Um freio à marcha da insensatez

A tragédia ocorrida na escola pública de Suzano precisa servir para que o país faça uma profunda reflexão sobre a crise de valores civilizatórios que ora vivenciamos. O caso não pode ser naturalizado e nem deve ser explorado de maneira sensacionalista, sob pena de a barbárie se impor no cotidiano dos brasileiros.

*Por Orlando Silva

Orlando Silva critica decreto que facilita armamento da população - Foto: Agência Câmara

Parte da população busca respostas fáceis e falsas para dirimir o compreensível sentimento de insegurança: liberação do porte de armas de fogo, apoio à redução de maioridade penal e a políticas estéreis de encarceramento em massa e endurecimento da lei penal. São políticas demagógicas, que não resolvem e não deram certo em outros países.

Contribui para esse mal-estar o sensacionalismo apocalíptico que toma conta de inúmeros programas que se dizem jornalísticos.
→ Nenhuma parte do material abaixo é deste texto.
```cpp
static int create_alloc(kq_bank *b) {
  const kq_bank_config *cfg = &b->cfg;
  kq::Geom const &g = b->g;
  if (b->open_stream(cfg->stream)) return -1;
  size_t const C = cfg->max_channels, B = cfg->max_blocks;
  b->ring_cap = (size_t)(g.M - 1) + B * (size_t)g.L + (size_t)(g.L - 1);
  if (b->alloc(&b->ring[0], b->ring_cap, true)) return -1;
  if (b->alloc(&b->ring[1], b->ring_cap, true)) return -1;
  if (!(b->tw = kq::half_twiddles(g.tw_log2))) {
    kq_internal_set_error("kq_bank_create: no twiddle table of period 2^%d", g.tw_log2);
    return -1;
  }
  if (b->alloc(&b->chd.mode, C, true)) return -1;
  if (b->alloc(&b->chd.flags, C, true)) return -1;
  if (b->alloc(&b->chd.low, C, true)) return -1;
  if (b->alloc(&b->chd.high, C, true)) return -1;
  if (b->alloc(&b->chd.resp, C * g.Ndec, true)) return -1;
  if (b->alloc(&b->chd.aresp, C * (g.Ndec / 2 + 1), true)) return -1;
  if (b->alloc(&b->chd.fm_gain, C, true)) return -1;
  if (b->alloc(&b->chd.headroom, C, true)) return -1;
  if (b->alloc(&b->chd.recovery, C, true)) return -1;
  if (b->alloc(&b->chd.hangmax, C, true)) return -1;
  if (b->alloc(&b->chd.noise_gain, C, true)) return -1;
  if (b->alloc(&b->chd.hist_len, C, true)) return -1;
  if (b->alloc(&b->chd.hist2_len, C * kq::kOldLevels, true)) return -1;
  if (b->alloc(&b->chd.hist2_osc, 3 * C * kq::kOldLevels, true)) return -1;
  if (b->cfg.compute_n0 && (kq::full16k_supported(g) || b->use64k)) {
    size_t const nsub = b->use64k ? 4 : 1;
    if (b->alloc(&b->chd.n0lane, C * nsub * 256, true)) return -1;
    if (b->alloc(&b->chd.n0meta, C * nsub, true)) return -1;
    if (b->alloc(&b->chd.n0slot, C, true)) return -1;
  }
  if (b->use64k) {
    if (b->alloc(&b->big.sync, C * cfg->max_blocks * 12, true)) return -1;
    if (b->alloc(&b->big.n0part, C * cfg->max_blocks * 4, true)) return -1;
    if (b->alloc(&b->big.xs, C * cfg->max_blocks * (size_t)g.Ndec, true)) return -1;
    if (b->alloc_pinned(&b->big.err, 1)) return -1;
    *b->big.err = 0;
  }
  for (int k = 0; k < 2; k++)
    if (b->alloc(&b->osc_dev2[k], 8 * C + (B + sizeof(double) - 1) / sizeof(double) + (C * sizeof(int) + 7) / 8, true)) return -1;
  const char *ov = getenv("KQ_DEMOD_OVERLAP");
  b->overlap_mode = ov ? (atoi(ov) != 0 ? 1 : 0) : -1;
  bool const overlap = b->overlap_mode != 0;
  if (!overlap) b->stream2 = b->stream;
  if (overlap && b->new_stream(&b->stream2)) return -1;
  for (hipEvent_t &e : b->ev_demod_done)
    if (b->new_event(&e, hipEventDisableTiming)) return -1;
  b->stage_bytes = 8 * C * sizeof(double) + ((B + 7) & ~(size_t)7) + ((C * sizeof(int) + 7) & ~(size_t)7);
  b->patch_off = b->stage_bytes;
  b->stage_bytes += (size_t)kq_bank::kMaxPatch * kq_bank::kPatchBytes;
  b->bits_off = b->stage_bytes;
  b->stage_bytes += ((C + 63) / 64) * sizeof(unsigned long long);
  static_assert(kq_bank::kSlots == 4, "slot_bit_words");
  for (int k = 0; k < kq_bank::kSlots; k++) {
    if (b->alloc_pinned(&b->stage_host[k], b->stage_bytes) || b->new_event(&b->stage_ev[k], hipEventDefault) ||
        b->new_event(&b->stage_t0[k], hipEventDefault))
      return -1;
    memset(b->stage_host[k] + b->bits_off, 0, b->stage_bytes - b->bits_off);
  }
  if (b->alloc(&b->chd.fm_state, C, true)) return -1;
  if (b->alloc(&b->chd.lastaudio, C, true)) return -1;
  if (b->alloc(&b->chd.sq_count, C, true)) return -1;
  if (b->alloc(&b->chd.ahist, C * (size_t)(g.Mdec > 1 ? g.Mdec - 1 : 1), true)) return -1;
  if (!kq::demod64_supported(g)) {
    if (b->alloc(&b->fmout, C * B * (size_t)g.olen, true)) return -1;
    for (float *&h : b->fm_hist)
      if (b->alloc(&h, C * (size_t)(g.Mdec > 1 ? g.Mdec - 1 : 1), true)) return -1;
  }
  if (b->alloc(&b->chd.foffset, C, true)) return -1;
  if (b->alloc(&b->chd.pdev, C, true)) return -1;
  if (b->alloc(&b->chd.gain, C, true)) return -1;
  if (b->alloc(&b->chd.hang, C, true)) return -1;
  if (b->alloc(&b->chd.dc, C, true)) return -1;
  if (b->alloc(&b->chd.n0, C, true)) return -1;
  if (b->alloc(&b->chd.pl_ptr, C, true)) return -1;
  if (b->alloc(&b->chd.pl_last, C, true)) return -1;
  if (b->alloc(&b->chd.plfreq, C, true)) return -1;
  if (g.pl_n > 0) {
    if (b->alloc(&b->chd.plresp, (size_t)g.pl_n / 2 + 1, true)) return -1;
    if (b->alloc(&b->chd.plring, C * 16384, true)) return -1;
  }
  if (b->alloc(&b->pl.audio, C * B * 2 * (size_t)g.olen, true)) return -1;
  if (b->alloc(&b->pl.status, C * B, true)) return -1;
  for (int k = 0; k < 2; k++) {
    b->pl2[k].audio = b->pl.audio;
    b->pl2[k].status = b->pl.status;
    if (b->alloc(&b->pl2[k].filt, C * B * g.olen, true)) return -1;
    if (b->alloc(&b->pl2[k].n0raw, C * B, true)) return -1;
    if (b->alloc(&b->pl2[k].if_power, B * (1 + kq::kEnergySplitMax), true)) return -1;
    if (g.pl_n > 0 && b->alloc(&b->pl2[k].plout, C * B * g.pl_l, true)) return -1;
// ... 141 lines not shown
```

### ka9q_sdr_amd/csrc/kq_bank_call.cpp

```cpp
#include "kq_bank.hpp"

using namespace kq::bank;

namespace kq::bank {

void harvest_slot(kq_bank *b, int slot) {
  if (!b->stage_timed[slot]) return;
  b->stage_timed[slot] = false;
  float ms = 0;
  if (hipEventElapsedTime(&ms, b->stage_t0[slot], b->stage_ev[slot]) == hipSuccess && ms > 0) {
    b->acc.filter_ms += ms;
    if (ms > b->acc.filter_max_ms) {
      b->acc.filter_max_ms = ms;
      b->acc.filter_max_submit_ms = b->stage_submit_ms[slot];
      b->acc.filter_max_launch = b->stage_launch[slot];
    }
  } else
    (void)hipGetLastError();
}

void note_retune(kq_bank *b, int ch) {
  HostChan &h = b->chans[ch];
  int64_t const hist = (int64_t)b->g.M - 1;
  if (h.retuned && h.hist_old == hist) return;
// ... 330 lines not shown
      for (unsigned i = 0; i < k.nblocks; i++) {
        const float2 *X = k.spectrum + (size_t)i * g.N;
        size_t const cb = (size_t)c * g.max_blocks + i;
        if (b->cfg.compute_n0)
          kq::launch_n0_single(b->stream, X, g.N, g.samprate, b->chans[c].cfg.low, b->chans[c].cfg.high, k.pl.n0raw + cb);
        kq::launch_slave_bank(b->stream, X, k.chd.resp + (size_t)c * g.Ndec, k.pl.filt + cb * g.olen, g.N, g.Ndec, g.olen, isb ? 2 : 1,
                              b->tw, g.tw_log2);
      }
    }
  } else if (b->fwd_mode == KQ_FWD_PRUNED) {
    if (b->chan_tw_dirty) {
      kq::launch_pruned_tables(b->stream, g, k.chd, b->chan_tw, k.C);
      b->chan_tw_dirty = false;
    }
    if (kq::pruned_carries_iir(g)) iir_arm(b, k);
    kq::launch_filter_pruned(b->stream, g, k.chd, k.pl, k.window, b->chan_tw, act.n, nblocks, k.swept_pruned, act.list, b->big.iir);
    b->big.iir = kq::IirArgs{};
    if (k.nret > 0) {
      if (g.N > 16384)
        kq::launch_filter_split(b->stream, g, k.chd, k.pl, k.window, b->tw, k.nret, (int)k.nredo, k.retune_list);
      else
        full_launch(b, k, k.nret, (int)k.nredo, k.retune_list, 0, false);
    }
  } else if (b->use64k) {
    launch64k(b, k, act.n, nblocks, act.list, k.plain);
    if (k.plain && k.nret > 0) launch64k(b, k, k.nret, (int)k.nredo, k.retune_list, false);
  } else if (g.N > 16384) {
    kq::launch_filter_split(b->stream, g, k.chd, k.pl, k.window, b->tw, k.C, nblocks, nullptr);
  } else {
    int const steady_variant = k.swept_steady ? 2 : k.plain ? 1 : 0;
    if (k.mixed) {
      full_launch(b, k, (int)b->list_unswept_host.size(), nblocks, b->list_unswept_dev, 1);
      full_launch(b, k, (int)b->list_swept_host.size(), nblocks, b->list_swept_dev, steady_variant);
    } else {
      full_launch(b, k, act.n, nblocks, act.list, steady_variant);
    }
    if (k.use16k && (k.plain || k.mixed || k.swept_steady) && k.nret > 0)
      full_launch(b, k, k.nret, (int)k.nredo, k.retune_list, 0);
  }
}

int launch_energy_and_filter(kq_bank *b, Call &k) {
  kq::Geom const &g = b->g;
  int const slot = k.slot, pp = k.pp;
  if (ctl_flush(b, CTL_FILTER, b->stream)) return -1;
  {
    Scope t(b, 2, b->stream);
    kq::launch_block_energy_sum(b->stream, k.spectrum ? nullptr : k.window + (g.M - 1), g.L, k.spectrum ? 0 : (int)k.nblocks,
                                k.pl.if_power + b->cfg.max_blocks,
                                b->stage_host[slot], b->osc_dev2[pp],
                                k.nret ? k.ret_off + k.nret * sizeof(int) : 8 * k.Cmax * sizeof(double) + k.nblocks,
                                k.spectrum ? nullptr : k.paired, (int)(g.M - 1), k.steady ? b->osc_dev2[pp ^ 1] : nullptr, (unsigned)k.C,
                                (unsigned)k.Cmax, (double)(k.n_w - b->planes_n_w), (double)(b->out_abs - b->planes_out_abs),
                                b->stage_host[slot] + b->patch_off, k.npatch, b->stage_host[slot] + b->bits_off);
  }
  LAUNCH_CHECK("IF power");
  if (b->timing) {
    KQ_TRY(hipEventRecord(b->stage_t0[slot], b->stream));
    b->stage_timed[slot] = true;
    b->stage_h0[slot] = std::chrono::steady_clock::now();
    b->stage_launch[slot] = b->acc.filter_launches;
  }
  static bool const iir_in_filter_off = getenv("KQ_IIR_IN_FILTER") && atoi(getenv("KQ_IIR_IN_FILTER")) == 0;
  k.iir_off = iir_in_filter_off;
  launch_filter(b, k);
  LAUNCH_CHECK("pre-detection filter");
  b->acc.filter_launches++;
  b->acc.channel_blocks += (uint64_t)k.C * k.nblocks;
  KQ_TRY(hipEventRecord(b->stage_ev[slot], b->stream));
  if (b->timing) b->stage_submit_ms[slot] = std::chrono::duration<double, std::milli>(std::chrono::steady_clock::now() - b->stage_h0[slot]).count();
  return 0;
}
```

A "datenização" da vida só traz o medo para dentro de casa, glorifica a violência policial, demoniza suspeitos à margem do processo legal, justifica a vingança pessoal como estratégia de sobrevivência.

As redes sociais, por sua vez, sob o manejo ardiloso de grupos especializados em disseminar o ódio e a mentira, têm servido como verdadeiras máquinas de propulsão de mensagens que dividem a sociedade e estimulam a intolerância ao diferente. Há uma espécie de interdição do debate público sobre temas polêmicos. No lugar da troca de opiniões e a divergência madura, cultua-se a falsificação como argumento, a aniquilação de reputações como método, a transformação do outro em inimigo a ser batido como objetivo.

Tal ânimo também é irresponsavelmente insuflado pelo cretinismo de certos políticos, preocupados em jogar para a plateia e mobilizar as parcelas mais radicalizadas do eleitorado. No caso específico da tragédia suzanense, o surreal aconteceu: um senador da República defendeu, em sessão daquela casa legislativa, a esdrúxula tese de que se os professores estivessem armados, o episódio teria sido impedido.

Percebam a loucura: 10 pessoas morreram e outras tantas ficaram feridas em um ataque a uma escola, realizado por duas pessoas perturbadas e, ao que tudo indica, motivadas pelo ódio. A reação esperada de qualquer ser humano é que se condoa, se solidarize às vítimas e seus familiares. Não foi o caso, o senador preferiu ocupar a tribuna para defender, como antídoto ao massacre, que armas fossem distribuídas a granel. Esse senhor quer transformar o país num faroeste de 210 milhões de habitantes. É algo tão irracional que enoja.

O jornalista Jamil Chade apresentou números da entidade Small Arms Survey que colocam o Brasil como o 6º país do mundo em armas de fogo nas mãos de civis, estimando em 17, 5 milhões delas, sendo 8 milhões legalizadas. Como é possível, em sã consciência, que alguém defenda que um país já tão armado e que mata tanto como o nosso conseguirá diminuir a violência facilitando ainda mais a compra e o porte de armas? É simplesmente ininteligível.

Com esse caldo de cultura, agravado pela crise econômica, o desemprego, a perda de direitos e a piora das condições de vida, aonde iremos parar? O Brasil é uma panela de pressão prestes a explodir – se é que já não explodiu.

É hora de os agentes públicos, as vozes respeitadas da sociedade civil, as lideranças dos mais variados segmentos refletirem a sério sobre os rumos que o país tem tomado. Urge que busquemos reatar no povo os laços históricos e culturais que nos dão um sentimento de Nação, de destino comum. Que cultuemos a paz em contraponto ao ódio crescente.

Ou nos unimos para colocar um freio à marcha da insensatez ou a História nos cobrará caro.